Melilla tiene ese encanto y esas pequeñas y a veces molestas peculiaridades de los enclaves fronterizos. Encanto en sus colores pastel, en la vida de su centro, en las profesiones de antaño que aquí, en un local en sombra, aún encuentran hueco.

La España más lejos de España vive orgullosa de su europeidad sin renunciar a sus lazos culturales con los vecinos

La ciudad española más alejada de toda España -las canarias están al menos cercanas entre ellas-, enrocada en su europeidad cultural, en su orgullo de que, desde que fue repoblada siempre ha pertenecido a España, en lucha constante con su realidad geográfica, se jacta no sólo de ser, afirman allí, más hermosa y armoniosa que su eterna rival, Ceuta, sino también de la riqueza arquitectónica modernista, que la sitúa como la tercera ciudad del mundo en este tipo de patrimonio, tras Praga y Barcelona.

La visita a Melilla gira en torno a la Ciudadela, con sus cuatro cinturones conforme el enclave iba creciendo. Completamente restaurada, todos sus museos son gratuitos. Destaca el Militar, con unas espectaculares vistas hacia la ciudad y el puerto deportivo, y atrás, hacia la ganada Playa de las Horcas Coloradas -o Playa Nueva- y los vertiginosos acantilados de Aguadú.

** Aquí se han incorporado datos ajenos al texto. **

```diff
+                                                            __builtin_amdgcn_readfirstlane(__float_as_int(zS_n.y));
+                                                    c_nd_replayed++;
+                                                    if (wave_diff || __builtin_amdgcn_ballot_w64(lane_diff) != 0ull)
+                                                        c_nd_mismatch++;
+                                                    wv = wv_n, zS = zS_n, mxS = mxS_n, pwi = pwi_n, off = off_n;
+                                                    st = st_n;
+                                                }
+                                            } else {
+                                                FS_FAST_LOOP_FDU(FS_PF_NONE);
+                                            }
                                         }
                                         ebo = 0;
                                     } else
@@ -562,7 +612,15 @@
                                         fl_redo = true;
                                         break;
                                     }
+                                    if (st == 5) {
+                                        fl_redo = nd_redo = true;
+                                        if (kStats)
+                                            c_nd_fail++;
+                                        break;
+                                    }
                                     cs = (uint32_t)__builtin_amdgcn_readfirstlane((int)off) >> 4;
+                                    if (kStats && nd_form != 0)
+                                        c_nd_steps += cs - c_in;
                                     pwi = __builtin_amdgcn_readfirstlane(pwi);
                                     if (kStats)
                                         c_blk_free += (cs - c_in) >> 2;
@@ -699,7 +757,9 @@
                                 (const volatile __attribute__((address_space(3))) float *)s_dzp + (wave_in_block * 64u + lane_p) * 2u;
                             dzm = (f2){pz[0], pz[1]};
                             dze = E - kScaleShift;
-                            fl_per_trip = true;
+                            fl_per_trip = !nd_redo;
+                            if (nd_redo)
+                                nd_skip = kNdBackoffVerdict;
                             continue;
                         }
                         fl_per_trip = false;
@@ -1002,6 +1062,12 @@
             const uint32_t ls = __shfl_down(c_lane_steps, off), lr = __shfl_down(c_lane_runs, off);
             c_lane_steps = ls > c_lane_steps ? ls : c_lane_steps;
             c_lane_runs = lr > c_lane_runs ? lr : c_lane_runs;
+            const uint32_t ns = __shfl_down(c_nd_steps, off), nf = __shfl_down(c_nd_fail, off);
+            c_nd_steps = ns > c_nd_steps ? ns : c_nd_steps;
+            c_nd_fail = nf > c_nd_fail ? nf : c_nd_fail;
+            const uint32_t nr = __shfl_down(c_nd_replayed, off), nm = __shfl_down(c_nd_mismatch, off);
+            c_nd_replayed = nr > c_nd_replayed ? nr : c_nd_replayed;
+            c_nd_mismatch = nm > c_nd_mismatch ? nm : c_nd_mismatch;
             const uint32_t bv = __shfl_down(c_blk_violation, off);
             c_blk_violation = bv > c_blk_violation ? bv : c_blk_violation;
             for (int i = 0; i < 4; i++) {
@@ -1029,6 +1095,10 @@
             }
             atomicAdd((unsigned long long *)&A.stats[28], (unsigned long long)c_lane_steps);
             atomicAdd((unsigned long long *)&A.stats[29], (unsigned long long)c_lane_runs);
+            atomicAdd((unsigned long long *)&A.stats[30], (unsigned long long)c_nd_steps);
+            atomicAdd((unsigned long long *)&A.stats[32], (unsigned long long)c_nd_fail);
+            atomicAdd((unsigned long long *)&A.stats[33], (unsigned long long)c_nd_mismatch);
+            atomicAdd((unsigned long long *)&A.stats[34], (unsigned long long)c_nd_replayed);
         }
     }
 }
diff --git a/fractalshark_amd/csrc/scaled_runs.hpp b/fractalshark_amd/csrc/scaled_runs.hpp
--- a/fractalshark_amd/csrc/scaled_runs.hpp
+++ b/fractalshark_amd/csrc/scaled_runs.hpp
@@ -189,49 +189,67 @@
     "s_cmp_gt_i32 %[sdc], " BW "\n\t"                                                                               \
     "s_cselect_b32 %[t], -1, %[t]\n\t"
 #define FS_BT_V "v_cmp_lt_i32_e32 vcc, %[t], v60\n\t"
+#define FS_PK_PN(NW) "v_pk_add_f32 " NW ", v[58:59], v[56:57] neg_lo:[0,1] neg_hi:[0,0]\n\t"
+#define FS_FDU_LOOP(L, PF, PRE, POST)                                                                               \
+        ".L" L "_loop_%=:\n\t"       \
+        "s_cmp_gt_u32 %[off], %[lim8]\n\t"                                                                          \
+        "s_cbranch_scc1 .L" L "_out_%=\n\t"                                                                         \
+        "s_cbranch_vccnz .L" L "_out_%=\n\t"                                                      \
+        FS_PK_F(FS_R0, "s[64:65]")                                                                                  \
+        "s_load_dwordx16 s[36:51], s[68:69], %[off]\n\t"                                                            \
+        "s_load_dwordx16 s[52:67], s[68:69], %[off] offset:0x40\n\t"                                                \
+        FS_PK_MA(FS_R0) FS_PK_MB(FS_R0) PRE POST(FS_R1)                                                             \
+        "s_waitcnt lgkmcnt(0)\n\t" PF FS_BT_T("s51")                                                                \
+        FS_PK_F(FS_R1, "s[36:37]") FS_FL_ACC("v50", "v51") FS_PK_MA(FS_R1) FS_PK_MB(FS_R1) PRE POST(FS_R2)          \
+        FS_PK_F(FS_R2, "s[40:41]") FS_FL_ACC("v52", "v53") FS_PK_MA(FS_R2) FS_PK_MB(FS_R2) PRE POST(FS_R3)          \
+        FS_PK_F(FS_R3, "s[44:45]") FS_FL_ACC("v54", "v55") FS_PK_MA(FS_R3) FS_PK_MB(FS_R3) PRE POST(FS_R0)          \
+         \
+        FS_PK_F(FS_R0, "s[48:49]") FS_FL_ACC("v48", "v49") FS_PK_MA(FS_R0) FS_T_X("v48", "v49") FS_PK_MB(FS_R0)     \
+        PRE POST(FS_R1)                                                                                             \
+        FS_PK_F(FS_R1, "s[52:53]") FS_BT_V FS_PK_MA(FS_R1) FS_PK_MB(FS_R1) PRE                                      \
+        "s_cbranch_vccnz .L" L "_blk_%=\n\t" POST(FS_R2)                                                            \
+        FS_PK_F(FS_R2, "s[56:57]") FS_FL_ACC("v50", "v51") FS_PK_MA(FS_R2) FS_FL_ACC("v52", "v53") FS_PK_MB(FS_R2)  \
+        PRE POST(FS_R3)                                                                                             \
+        FS_PK_F(FS_R3, "s[60:61]") FS_FL_ACC("v54", "v55") FS_PK_MA(FS_R3) FS_PK_MB(FS_R3) PRE POST(FS_R0)          \
+        "s_add_u32 %[off], %[off], 0x80\n\t" FS_BT_T("s67")                                                         \
+        FS_T_X("v48", "v49") FS_FL_ACC("v48", "v49") FS_BT_V "s_branch .L" L "_loop_%=\n"                           \
+        ".L" L "_blk_%=:\n\t"        \
+        "s_mov_b64 s[64:65], s[48:49]\n\t"                                                                          \
+        "s_mov_b32 s67, s51\n\t"                                                                                    \
+        "s_add_u32 %[off], %[off], 0x40\n"                                                                          \
+        ".L" L "_out_%=:\n\t"
 #define FS_FAST_LOOP_FDU(PF)                                                                                        \
     asm volatile(                                                                                                   \
         "v_mov_b32_e32 v61, 0x7f800000\n\t" FS_BT_T("s67") FS_BT_V                                                  \
-        ".Lfu_loop_%=:\n\t"          \
-        "s_cmp_gt_u32 %[off], %[lim8]\n\t"                                                                          \
-        "s_cbranch_scc1 .Lfu_out_%=\n\t"                                                                            \
-        "s_cbranch_vccnz .Lfu_out_%=\n\t"                                                         \
-        FS_PK_F(FS_R0, "s[64:65]")                                                                                  \
-        "s_load_dwordx16 s[36:51], s[68:69], %[off]\n\t"                                                            \
-        "s_load_dwordx16 s[52:67], s[68:69], %[off] offset:0x40\n\t"                                                \
-        FS_PK_MA(FS_R0) FS_PK_MB(FS_R0) FS_PK_P FS_PK_A(FS_R1)                                                      \
-        "s_waitcnt lgkmcnt(0)\n\t" PF FS_BT_T("s51")                                                                \
-        FS_PK_F(FS_R1, "s[36:37]") FS_FL_ACC("v50", "v51") FS_PK_MA(FS_R1) FS_PK_MB(FS_R1) FS_PK_P FS_PK_A(FS_R2)   \
-        FS_PK_F(FS_R2, "s[40:41]") FS_FL_ACC("v52", "v53") FS_PK_MA(FS_R2) FS_PK_MB(FS_R2) FS_PK_P FS_PK_A(FS_R3)   \
-        FS_PK_F(FS_R3, "s[44:45]") FS_FL_ACC("v54", "v55") FS_PK_MA(FS_R3) FS_PK_MB(FS_R3) FS_PK_P FS_PK_A(FS_R0)   \
-         \
-        FS_PK_F(FS_R0, "s[48:49]") FS_FL_ACC("v48", "v49") FS_PK_MA(FS_R0) FS_T_X("v48", "v49") FS_PK_MB(FS_R0)     \
-        FS_PK_P FS_PK_A(FS_R1)                                                                                      \
-        FS_PK_F(FS_R1, "s[52:53]") FS_BT_V FS_PK_MA(FS_R1) FS_PK_MB(FS_R1) FS_PK_P                                  \
-        "s_cbranch_vccnz .Lfu_blk_%=\n\t" FS_PK_A(FS_R2)                                                            \
-        FS_PK_F(FS_R2, "s[56:57]") FS_FL_ACC("v50", "v51") FS_PK_MA(FS_R2) FS_FL_ACC("v52", "v53") FS_PK_MB(FS_R2)  \
-        FS_PK_P FS_PK_A(FS_R3)                                                                                      \
-        FS_PK_F(FS_R3, "s[60:61]") FS_FL_ACC("v54", "v55") FS_PK_MA(FS_R3) FS_PK_MB(FS_R3) FS_PK_P FS_PK_A(FS_R0)   \
-        "s_add_u32 %[off], %[off], 0x80\n\t" FS_BT_T("s67")                                                         \
-        FS_T_X("v48", "v49") FS_FL_ACC("v48", "v49") FS_BT_V "s_branch .Lfu_loop_%=\n"                              \
-        ".Lfu_blk_%=:\n\t"          \
-        "s_mov_b64 s[64:65], s[48:49]\n\t"                                                                          \
-        "s_mov_b32 s67, s51\n\t"                                                                                    \
-        "s_add_u32 %[off], %[off], 0x40\n"                                                                          \
-        ".Lfu_out_%=:\n\t"                                     \
+        "s_cmp_lg_u32 %[nd], 0\n\t"                                                                                 \
+        "s_cbranch_scc1 .Lfn_loop_%=\n"                                                                             \
+        FS_FDU_LOOP("fu", PF, FS_PK_P, FS_PK_A)                \
         "s_mov_b32 %[st], 0\n\t" FS_FL_C                                                                            \
         "s_cbranch_vccz .Lfu_end_%=\n\t"                                                                            \
+        "s_mov_b32 %[st], 3\n\t"                                                                                    \
+        "s_branch .Lfu_end_%=\n"                                                                                    \
+        FS_FDU_LOOP("fn", PF, "", FS_PK_PN)             \
+        "v_max_f32_e64 v62, |%[dcx]|, |%[dcy]|\n\t"                                                                 \
+        "s_mov_b32 %[st], 0\n\t"                                                                                    \
+        "v_ldexp_f32 v62, v62, 26\n\t"                                                                              \
+        "v_max_f32_e32 v62, %[flr], v62\n\t"                                                                        \
+        "v_cmp_gt_f32_e32 vcc, v62, v61\n\t"                                                                        \
+        "s_cbranch_vccz .Lfu_end_%=\n\t"  \
+        "s_mov_b32 %[st], 5\n\t" FS_FL_C                                                                            \
+        "s_cbranch_vccz .Lfu_end_%=\n\t"                                                                            \
         "s_mov_b32 %[st], 3\n"                                                                                      \
-        ".Lfu_end_%=:\n\t"                                                                                          \
+        ".Lfu_end_%=:\n\t"                                                                                        \
         "s_waitcnt lgkmcnt(0)"                                                                                      \
         : "+{v[48:49]}"(wv), "={v[50:51]}"(r1), "={v[52:53]}"(r2), "={v[54:55]}"(r3), "={v[56:57]}"(ts_),           \
-          "={v[58:59]}"(ta_), "+{v60}"(mxS), "={v61}"(tn_), [t] "=&s"(bt_t_), [st] "=&s"(st),                       \
+          "={v[58:59]}"(ta_), "+{v60}"(mxS), "={v61}"(tn_), "={v62}"(tl_), [t] "=&s"(bt_t_), [st] "=&s"(st),        \
           "+{s67}"(pwi), "+{s[64:65]}"(zS), [off] "+s"(off), [pf] "=&s"(pf_), [pg] "=&s"(pg_), [ph] "=&s"(ph_)      \
-        : [se] "v"(sE2), [dc] "v"(dcs), [eshm] "s"(Esh_cap), [sdc] "s"(sdc_bits), [lim8] "s"(lim8),                 \
-          "{s[68:69]}"(zpb), [flr] "s"(kFloorBits)                                                                  \
+        : [se] "v"(sE2), [dc] "v"(dcs), [dcx] "v"(dcs.x), [dcy] "v"(dcs.y), [eshm] "s"(Esh_cap),                    \
+          [sdc] "s"(sdc_bits), [lim8] "s"(lim8), [nd] "s"(nd_sel), "{s[68:69]}"(zpb), [flr] "s"(kFloorBits)         \
         : "s36", "s37", "s38", "s39", "s40", "s41", "s42", "s43", "s44", "s45", "s46", "s47", "s48", "s49", "s50",  \
           "s51", "s52", "s53", "s54", "s55", "s56", "s57", "s58", "s59", "s60", "s61", "s62", "s63", "s66", "vcc",  \
           "scc")
+constexpr uint32_t kNdBackoffEntry = 8;
+constexpr uint32_t kNdBackoffVerdict = 32;
 
 #define FS_FD16_TAIL(EC, ED)                                                                                        \
     FS_PK_F(FS_R2, EC) FS_FL_ACC("v50", "v51") FS_PK_MA(FS_R2) FS_FL_ACC("v52", "v53") FS_PK_MB(FS_R2)              \
```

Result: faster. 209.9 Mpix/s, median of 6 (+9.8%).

Atención, sorpresa en Melilla: las Cuevas del Conventico

Pero, sin duda, la visita más apabullante es la de las Cuevas del Conventico. En su día unidas a la iglesia de la Purísima Concepción, cerrada ahora por los daños estructurales que le ocasionó el terremoto de enero de 2016, el entramado de galerías lo regentaban los monjes capuchinos, y su principal función era el almacenaje de grano en su zona más seca y otros víveres necesarios para la ciudad.

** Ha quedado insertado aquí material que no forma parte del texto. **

template <int MODE>
__global__ __launch_bounds__(256) void nc_sums(const float *__restrict__ x, const float *__restrict__ dy, const float *__restrict__ y,
                                                const float *__restrict__ a, const float *__restrict__ b, double *__restrict__ out,
                                                int P, int C, int pix_per_block, int relu)
{
  __shared__ float red[2][256][4];
  const int n = blockIdx.y, cq = C >> 2, q = threadIdx.x % cq, po = threadIdx.x / cq, pstride = 256 / cq;
  const int p0 = blockIdx.x * pix_per_block, p1 = min(P, p0 + pix_per_block);
  const int64_t base = (int64_t)n * P * C + q * 4;
  float4 s0 = make_float4(0, 0, 0, 0), s1 = s0, av = s0, bv = s0;
  if (MODE == 1) { av = *reinterpret_cast<const float4 *>(a + n * C + q * 4); bv = *reinterpret_cast<const float4 *>(b + n * C + q * 4); }
#pragma unroll 4
  for (int p = p0 + po; p < p1; p += pstride) {
    const float4 xv = *reinterpret_cast<const float4 *>(x + base + (int64_t)p * C);
    if (MODE == 0) {
      s0.x += xv.x; s0.y += xv.y; s0.z += xv.z; s0.w += xv.w;
      s1.x += xv.x * xv.x; s1.y += xv.y * xv.y; s1.z += xv.z * xv.z; s1.w += xv.w * xv.w;
    } else {
      float4 g = *reinterpret_cast<const float4 *>(dy + base + (int64_t)p * C);
      if (relu) {
        const float4 yv = *reinterpret_cast<const float4 *>(y + base + (int64_t)p * C);
        g.x = yv.x > 0 ? g.x : 0; g.y = yv.y > 0 ? g.y : 0; g.z = yv.z > 0 ? g.z : 0; g.w = yv.w > 0 ? g.w : 0;
      }
      s0.x += g.x * (xv.x * av.x + bv.x); s0.y += g.y * (xv.y * av.y + bv.y);
      s0.z += g.z * (xv.z * av.z + bv.z); s0.w += g.w * (xv.w * av.w + bv.w);
      s1.x += g.x; s1.y += g.y; s1.z += g.z; s1.w += g.w;
    }
  }
  red[0][threadIdx.x][0] = s0.x; red[0][threadIdx.x][1] = s0.y; red[0][threadIdx.x][2] = s0.z; red[0][threadIdx.x][3] = s0.w;
  red[1][threadIdx.x][0] = s1.x; red[1][threadIdx.x][1] = s1.y; red[1][threadIdx.x][2] = s1.z; red[1][threadIdx.x][3] = s1.w;
  __syncthreads();
  if (threadIdx.x < C) {
    const int c = threadIdx.x, qq = c >> 2, e = c & 3;
    double t0 = 0, t1 = 0;
    for (int k = 0; k < pstride; ++k) { t0 += red[0][k * cq + qq][e]; t1 += red[1][k * cq + qq][e]; }
    unsafeAtomicAdd(out + ((int64_t)n * C + c) * 2, t0);
    unsafeAtomicAdd(out + ((int64_t)n * C + c) * 2 + 1, t1);
  }
}

__device__ __forceinline__ void pixel_amax_store(float4 v, float *__restrict__ amax, int64_t i)
{
  float m = fmaxf(fmaxf(fabsf(v.x), fabsf(v.y)), fmaxf(fabsf(v.z), fabsf(v.w)));
#pragma unroll
  for (int o = 32; o; o >>= 1) m = fmaxf(m, __shfl_xor(m, o, 64));
  if ((threadIdx.x & 63) == 0) amax[i >> 6] = m;
}

template <bool RELU>
__global__ __launch_bounds__(256) void nc_affine(const float4 *__restrict__ x, const float *__restrict__ a, const float *__restrict__ b,
                                                  float4 *__restrict__ y, int64_t n4, int P, int C, float *__restrict__ amax)
{
  const int cq = C >> 2;
  const int64_t stride = (int64_t)gridDim.x * blockDim.x, per_img = (int64_t)P * cq;
  for (int64_t i = (int64_t)blockIdx.x * blockDim.x + threadIdx.x; i < n4; i += stride) {
    const int n = (int)(i / per_img), q = (int)(i % cq);
    const float4 av = *reinterpret_cast<const float4 *>(a + n * C + q * 4), bv = *reinterpret_cast<const float4 *>(b + n * C + q * 4);
    float4 v = x[i];
    v.x = v.x * av.x + bv.x; v.y = v.y * av.y + bv.y; v.z = v.z * av.z + bv.z; v.w = v.w * av.w + bv.w;
    if (RELU) { v.x = fmaxf(v.x, 0.f); v.y = fmaxf(v.y, 0.f); v.z = fmaxf(v.z, 0.f); v.w = fmaxf(v.w, 0.f); }
    y[i] = v;
    if (amax) pixel_amax_store(v, amax, i);
  }
}

template <bool RELU>
__global__ __launch_bounds__(256) void nc_affine2(const float4 *__restrict__ dy, const float4 *__restrict__ x, const float4 *__restrict__ y,
                                                   const float *__restrict__ a, const float *__restrict__ pc, const float *__restrict__ rc,
                                                   float4 *__restrict__ dx, int64_t n4, int P, int C, float *__restrict__ amax)
{
  const int cq = C >> 2;
  const int64_t stride = (int64_t)gridDim.x * blockDim.x, per_img = (int64_t)P * cq;
  for (int64_t i = (int64_t)blockIdx.x * blockDim.x + threadIdx.x; i < n4; i += stride) {
    const int n = (int)(i / per_img), q = (int)(i % cq);
    const float4 av = *reinterpret_cast<const float4 *>(a + n * C + q * 4), pv = *reinterpret_cast<const float4 *>(pc + n * C + q * 4),
                 rv = *reinterpret_cast<const float4 *>(rc + n * C + q * 4);
    float4 g = dy[i];
    const float4 xv = x[i];
    if (RELU) {
      const float4 yv = y[i];
      g.x = yv.x > 0 ? g.x : 0; g.y = yv.y > 0 ? g.y : 0; g.z = yv.z > 0 ? g.z : 0; g.w = yv.w > 0 ? g.w : 0;
    }
    const float4 o = make_float4(g.x * av.x + xv.x * pv.x + rv.x, g.y * av.y + xv.y * pv.y + rv.y, g.z * av.z + xv.z * pv.z + rv.z,
                                 g.w * av.w + xv.w * pv.w + rv.w);
    dx[i] = o;
    if (amax) pixel_amax_store(o, amax, i);
  }
}

inline int grid_for(int64_t n) { int64_t b = (n + 255) / 256; return (int)(b < 1 ? 1 : (b > 8192 ? 8192 : b)); }


__global__ __launch_bounds__(256) void gn_coeffs_fwd(const double *__restrict__ sums, const float *__restrict__ weight,
                                                     const float *__restrict__ bias, int N, int C, int G, double m, double eps,
                                                     float *__restrict__ a, float *__restrict__ b, float *__restrict__ mean_c,
                                                     float *__restrict__ rstd_c, float *__restrict__ xb)
{
  const int i = blockIdx.x * blockDim.x + threadIdx.x;
  if (i >= N * C) return;
  const int n = i / C, c = i - n * C, cpg = C / G, c0 = (c / cpg) * cpg;
  double s0 = 0.0, s1 = 0.0;
  for (int j = 0; j < cpg; ++j) {
    s0 += sums[((int64_t)n * C + c0 + j) * 2];
    s1 += sums[((int64_t)n * C + c0 + j) * 2 + 1];
  }
  const double mean = s0 / m;
  double var = s1 / m - mean * mean;
  var = var < 0.0 ? 0.0 : var;
  const float rstd = (float)(1.0 / sqrt(var + eps)), mu = (float)mean;
  const float av = rstd * weight[c];
  a[i] = av;
  b[i] = bias[c] - mu * av;
  mean_c[i] = mu;
  rstd_c[i] = rstd;
  xb[i] = -mu * rstd;
}

__global__ __launch_bounds__(256) void gn_coeffs_bwd(const double *__restrict__ sums, const float *__restrict__ weight,
                                                     const float *__restrict__ mean_c, const float *__restrict__ rstd_c, int N,
                                                     int C, int G, double m, float *__restrict__ a, float *__restrict__ pcoef,
                                                     float *__restrict__ rcoef, float *__restrict__ gw, float *__restrict__ gb)
{
  const int i = blockIdx.x * blockDim.x + threadIdx.x;
  if (i >= N * C) return;
  const int n = i / C, c = i - n * C, cpg = C / G, c0 = (c / cpg) * cpg;
  double S1 = 0.0, S2 = 0.0;
  for (int j = 0; j < cpg; ++j) {
    const double w = (double)weight[c0 + j];
    S1 += sums[((int64_t)n * C + c0 + j) * 2] * w;
    S2 += sums[((int64_t)n * C + c0 + j) * 2 + 1] * w;
  }
  S1 /= m; S2 /= m;
// ... 52 lines not shown
  dim3 g(grid_for(n8)), b(256);
#define LAUNCH(R, A) hipLaunchKernelGGL((affine_act_fwd<R, A>), g, b, 0, s, (const u16x8 *)x, (const u16x8 *)residual, scale, bias, (u16x8 *)y, n8, c8)
  if (residual) { if (relu) LAUNCH(true, true); else LAUNCH(true, false); }
  else { if (relu) LAUNCH(false, true); else LAUNCH(false, false); }
#undef LAUNCH
  return pd_check_launch("pd_affine_act_fwd_bf16");
}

El gran episodio del que fueron protagonistas fue el asedio que sufrió la ciudad entre el 9 de diciembre de 1774 y el 19 de marzo de 1775. Esos cien días supusieron el sitio más largo y feroz a la ciudad nunca conquistada, con cientos de bajas; y las mujeres, niños y ancianos malviviendo en sus profundidades. Las víctimas cuyos cuerpos se conservaron fueron quemadas y sus cenizas, mezcladas, reposan en el interior de una columna cruciforme, con las consiguientes leyendas sobre visiones, ruidos y lamentos.

La playa de Trápana, el arco parabólico y el Paseo Marítimo: Melilla mirando al mar

La provisión llegaba por mar, desde la Península, a la minúscula playa de Trápana, durante siglos exclusiva para el baño de los monjes, ya que sólo se accede a ella desde la cueva, y se vigila únicamente desde el hoy Museo Militar. Sobre el lecho de conchas, un arco parabólico de unos 30 metros con el que hubo que reforzar la estructura de la ciudadela tras los daños del enésimo terremoto que azotó el cabo Tres Forcas.

Lo principal de la visita a Melilla pasa también por una apacible caminata por el Paseo Marítimo, un vermut en algunos de los locales del puerto mirando al mar y… sí… por su gastronomía. Con lo mejor de la cocina andaluza y la marroquí, la arraigada costumbre de las tapas es una apuesta segura al anochecer. Los pinchos morunos de carne de cordero especiada y las frituras de pescado y marisco -todo el mundo les hablará de Casa Juanito- son imperdibles.